LUBBOCK, Texas (AP) — The company operating Texas' only radioactive waste dump site is asking state regulators to allow disposal of depleted uranium and triple the capacity of a burial site that accepts waste from dozens of states.
Although Waste Control Specialists says the uranium stored at its West Texas site would have only low-level radioactivity, opponents say the proposal would get the company another step closer to handling more dangerous material that wasn't part of the original license. The company has already been in talks with county officials about high-level waste disposal.
Meanwhile, the Dallas-based business has also asked the state to reduce the money it's required to have available to fund potential liability at the site — to about $86 million from $136 million.
"The public should be paying attention, but they're not," said state Rep. Lon Burnam, a Fort Worth Democrat who has taken an active role in monitoring how the state handles radioactive waste. "We have less and less financial assurances and greater threat for more harm."

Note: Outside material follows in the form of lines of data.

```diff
@@ -1332,11 +1324,10 @@
 
 int launch_base_stock_compact(const DevSpec& ds, const marlsc_env_state_t& st, const float* level, int level_per_env, int t,
                               float* actions, cudaStream_t s) {
-  (void)t;
   const long long n = st.num_envs * (long long)ds.W * ds.S;
   const unsigned grid = (unsigned)((n + 255) / 256);
-  if (n < (1LL << 32)) base_stock_compact_kernel<unsigned><<<grid, 256, 0, s>>>(ds, st, level, level_per_env, actions);
-  else base_stock_compact_kernel<long long><<<grid, 256, 0, s>>>(ds, st, level, level_per_env, actions);
+  if (n < (1LL << 32)) base_stock_compact_kernel<unsigned><<<grid, 256, 0, s>>>(ds, st, level, level_per_env, t, actions);
+  else base_stock_compact_kernel<long long><<<grid, 256, 0, s>>>(ds, st, level, level_per_env, t, actions);
   g_launches.fetch_add(1, std::memory_order_relaxed);
   MARLSC_CUDA(cudaGetLastError());
   return MARLSC_OK;
diff --git a/marl-sc_b200/envs/batched_env.py b/marl-sc_b200/envs/batched_env.py
--- a/marl-sc_b200/envs/batched_env.py
+++ b/marl-sc_b200/envs/batched_env.py
@@ -56,6 +56,13 @@
     def from_host(batch: LineBatch, device) -> "DeviceLines":
         return DeviceLines(torch.from_numpy(batch.offsets).to(device), torch.from_numpy(batch.lines.view(np.int16)).to(device),
                            batch.n_lines, batch.n_rounds)
+
+
+def compact_in_transit(ring_qty: torch.Tensor, lead: torch.Tensor, timestep: int) -> torch.Tensor:
+    Lm = ring_qty.shape[2]
+    age = (timestep - 1 - torch.arange(Lm, device=ring_qty.device)) % Lm
+    live = age.view(1, Lm, 1) < lead.to(ring_qty.device).unsqueeze(1)
+    return (ring_qty.to(torch.int32) * live).sum(dim=2, dtype=torch.int32)
 
 
 class BatchedInventoryEnv:
@@ -394,7 +401,8 @@
 
     def pending_matrix(self) -> torch.Tensor:
         if self.layout == "compact":
-            return self.ring_qty.sum(dim=2, dtype=torch.int32).to(torch.float32)
+            lead = torch.from_numpy(np.ascontiguousarray(self.expected_lead_times, dtype=np.int64)).to(self.device)
+            return compact_in_transit(self.ring_qty, lead, self.timestep).to(torch.float32)
         t = self.timestep
         D = self.ring_depth
         tau = torch.tensor([t - 1 - ((t - 1 - d) % D) for d in range(D)], device=self.device).view(1, D, 1, 1)
```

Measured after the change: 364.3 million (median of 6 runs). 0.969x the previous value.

The depleted uranium, a by-product of enriched uranium that fuels nuclear power plants, would come from U.S. Department of Energy facilities, said company spokesman Chuck McDonald.

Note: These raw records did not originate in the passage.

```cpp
static bool dw_tile_code(int bm) { return bm == 128 || bm == 129 || bm == 256 || bm == 512; }
extern "C" int cg_gemm_dw_tiles(int bm, int N_out, int K_out) {
  if (!dw_tile_code(bm)) bm = 128;
  return cg_cdiv(N_out, bm >= 256 ? 256 : 128) * cg_cdiv(K_out, bm == 512 ? 256 : 128);
}
template <int BM, int NS, int BNT = bfd::BN>
static int launch_dw(bfd::Params& P, hipStream_t s) {
  using G = bfd::Geo<BM, NS, BNT>;
  bool cs = false;
  for (int i = 0; i < P.nprod; ++i) cs |= P.p[i].colsum != nullptr;
  auto kern = cs ? gemm_dw_kernel<BM, NS, BNT, true> : gemm_dw_kernel<BM, NS, BNT, false>;
  int ntiles = 0;
  for (int i = 0; i < P.nprod; ++i) {
    bfd::Prod& pr = P.p[i];
    pr.tiles_n = cg_cdiv(pr.K_out, BNT);
    pr.tile0 = ntiles;
    ntiles += cg_cdiv(pr.N_out, BM) * pr.tiles_n;
  }
  P.ntiles = ntiles * P.ksplit;
  if (!ntiles) return CG_OK;
  if (P.ksplit > 1) P.kc_steps = cg_cdiv(cg_cdiv(P.K, P.ksplit), bfd::BKT);
  const int grid = std::min(P.ntiles, P.max_wg > 0 ? P.max_wg : cg_pers_cus());
  cg_func_lds((const void*)kern, G::SMEM);
  double flops = 0, bytes = 0;
  for (int i = 0; i < P.nprod; ++i) {
    const bfd::Prod& q = P.p[i];
    flops += 2.0 * q.N_out * (double)q.K_out * P.K;
    bytes += 2.0 * P.K * ((double)q.N_out + q.K_out) + (q.accum ? 8.0 : 4.0) * q.N_out * (double)q.K_out;
  }
  cg_probe_begin(CG_PROBE_GEMM_DW_GROUPED, s);
  hipLaunchKernelGGL(kern, dim3(grid), dim3(G::THREADS), G::SMEM, s, P);
  cg_probe_end(CG_PROBE_GEMM_DW_GROUPED, s, flops, bytes);
  if (P.ksplit > 1) {
    long long most = 0;
    double elems = 0;
    for (int i = 0; i < P.nprod; ++i) {
      most = std::max<long long>(most, (long long)P.p[i].N_out * P.p[i].K_out / 4);
      elems += (double)P.p[i].N_out * P.p[i].K_out;
    }
    cg_probe_begin(CG_PROBE_DW_SLAB, s);
    hipLaunchKernelGGL(dw_slab_reduce_kernel, dim3((unsigned)std::min<long long>(cg_cdiv(most, 256), 512), P.nprod),
                       dim3(256), 0, s, P);
    cg_probe_end(CG_PROBE_DW_SLAB, s, (P.ksplit - 1) * elems, (4.0 * (P.ksplit - 1) + 8.0) * elems);
  }
  CG_LAUNCH_CHECK();
  return CG_OK;
}
extern "C" size_t cg_gemm_dw_grouped_workspace(const cg_dw_group* grp) {
  if (!grp || grp->ksplit <= 1) return 0;
  size_t e = 0;
  for (int i = 0; i < grp->n && i < CG_DW_MAX; ++i)
    if (grp->p[i].N_out > 0 && grp->p[i].K_out > 0) e += (size_t)grp->p[i].N_out * (size_t)grp->p[i].K_out;
  return (size_t)(grp->ksplit - 1) * e * sizeof(float);
}
extern "C" size_t cg_gemm_dw_grouped_workspace(const cg_dw_group* grp);
extern "C" int cg_gemm_dw_grouped(const cg_dw_group* grp, void* stream) {
  if (!grp || grp->n < 0 || grp->n > CG_DW_MAX || grp->K <= 0) return CG_EINVAL;
  bfd::Params P{};
  P.nprod = 0;
  P.K = grp->K;
  const long long lim = (1ll << 31) - (1ll << 24);
  for (int i = 0; i < grp->n; ++i) {
    const cg_dw_product& q = grp->p[i];
    if (q.N_out <= 0 || q.K_out <= 0) continue;
    if (!q.A || !q.B || !q.C) return CG_EINVAL;
    if (q.N_out % 8 || q.K_out % 8 || q.lda % 8 || q.ldb % 8 || q.ldc % 4 || q.lda < q.N_out || q.ldb < q.K_out ||
        q.ldc < q.K_out)
      return CG_EUNSUPPORTED;
    if (((uintptr_t)q.A & 15) || ((uintptr_t)q.B & 15) || ((uintptr_t)q.C & 15)) return CG_EUNSUPPORTED;
    if (((long long)(grp->K - 1) * q.lda + q.N_out) * 2 >= lim || ((long long)(grp->K - 1) * q.ldb + q.K_out) * 2 >= lim)
      return CG_EUNSUPPORTED;
    bfd::Prod& pr = P.p[P.nprod++];
    pr.A = (const bf16_t*)q.A; pr.lda = q.lda;
    pr.B = (const bf16_t*)q.B; pr.ldb = q.ldb;
    pr.C = q.C; pr.ldc = q.ldc;
    pr.N_out = q.N_out; pr.K_out = q.K_out;
    pr.alpha = q.alpha; pr.accum = q.accumulate;
    pr.colsum = q.col_sum;
    if (q.col_sum && grp->ksplit > 1) return CG_EUNSUPPORTED;
  }
  if (!P.nprod) return CG_OK;
  P.ksplit = grp->ksplit > 1 ? grp->ksplit : 1;
  if (P.ksplit > 8) return CG_EUNSUPPORTED;
  if (P.ksplit > 1) {
    if (!grp->workspace || ((uintptr_t)grp->workspace & 15) || grp->ws_bytes < cg_gemm_dw_grouped_workspace(grp))
      return CG_EINVAL;
    P.slab = grp->workspace;
    long long off = 0;
    for (int i = 0; i < P.nprod; ++i) {
      P.slab_off[i] = off;
      off += (long long)P.p[i].N_out * P.p[i].K_out;
    }
    P.slab_stride = off;
  }
  hipStream_t s = (hipStream_t)stream;
  const int bm = grp->tile_m > 0 ? grp->tile_m : 128;
  P.max_wg = grp->max_wg;
  if (bm == 512) return launch_dw<256, 2, 256>(P, s);
  if (bm == 256) return launch_dw<256, 3>(P, s);
  if (bm == 129) return launch_dw<128, 5>(P, s);
  return launch_dw<128, 4>(P, s);
}
```

genomics-lm_amd/csrc/gemm_dw.h:

```cpp
namespace bfd {
constexpr int BN = 128, BKT = 64;

__device__ __forceinline__ void dma16_asm(__amdgpu_buffer_rsrc_t r, uint32_t lds, uint32_t voff) {
  uint32_t keep;
  asm volatile(
      "s_mov_b32 %0, m0\n\ts_mov_b32 m0, %2\n\ts_nop 0\n\tbuffer_load_dwordx4 %1, %3, 0 offen lds\n\t"
      "s_mov_b32 m0, %0"
      : "=&s"(keep)
      : "v"(voff), "s"(lds), "s"(r)
      : "memory");
}

template <int BM, int NSTAGE, int BNT = BN>
struct Geo {
  static constexpr int WAVES = BM / 32;
  static constexpr int JN = BNT / 32;
  static constexpr int THREADS = WAVES * 64;
  static constexpr int STAGES = NSTAGE;
  static constexpr int A_BYTES = BM * BKT * 2;
  static constexpr int B_BYTES = BNT * BKT * 2;
  static constexpr int STAGE_BYTES = A_BYTES + B_BYTES;
  static constexpr int A_CHUNKS = A_BYTES / 1024 / WAVES;
  static constexpr int B_CHUNKS = B_BYTES / 1024 / WAVES;
  static constexpr int DPS = A_CHUNKS + B_CHUNKS;
  static constexpr int SMEM = STAGES * STAGE_BYTES;
};

struct Prod {
  const bf16_t* A;
  const bf16_t* B;
  float* C;
  long long lda, ldb, ldc;
  int N_out, K_out, tiles_n, tile0;
  float alpha;
  int accum;
  float* colsum;
};
struct Params {
  Prod p[CG_DW_MAX];
  int nprod, K, ntiles;
  int ksplit, kc_steps;
  int max_wg;
  float* slab;
  long long slab_stride;
  long long slab_off[CG_DW_MAX];
};
}
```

Although the uranium would still be classified as low-level, experts say the substance gets more radioactive as time passes and if disposed of improperly could pose health risks such as cancer.
To ensure safety, the depleted uranium would have to be disposed of at the greatest depth possible, said Andrea Morrow, a spokeswoman for the Texas Commission on Environmental Quality.
No date has been set for when the state's three environmental commissioners will consider the amendment.
City officials in Andrews, about 30 miles east of the site, said they weren't familiar enough with the proposal to comment.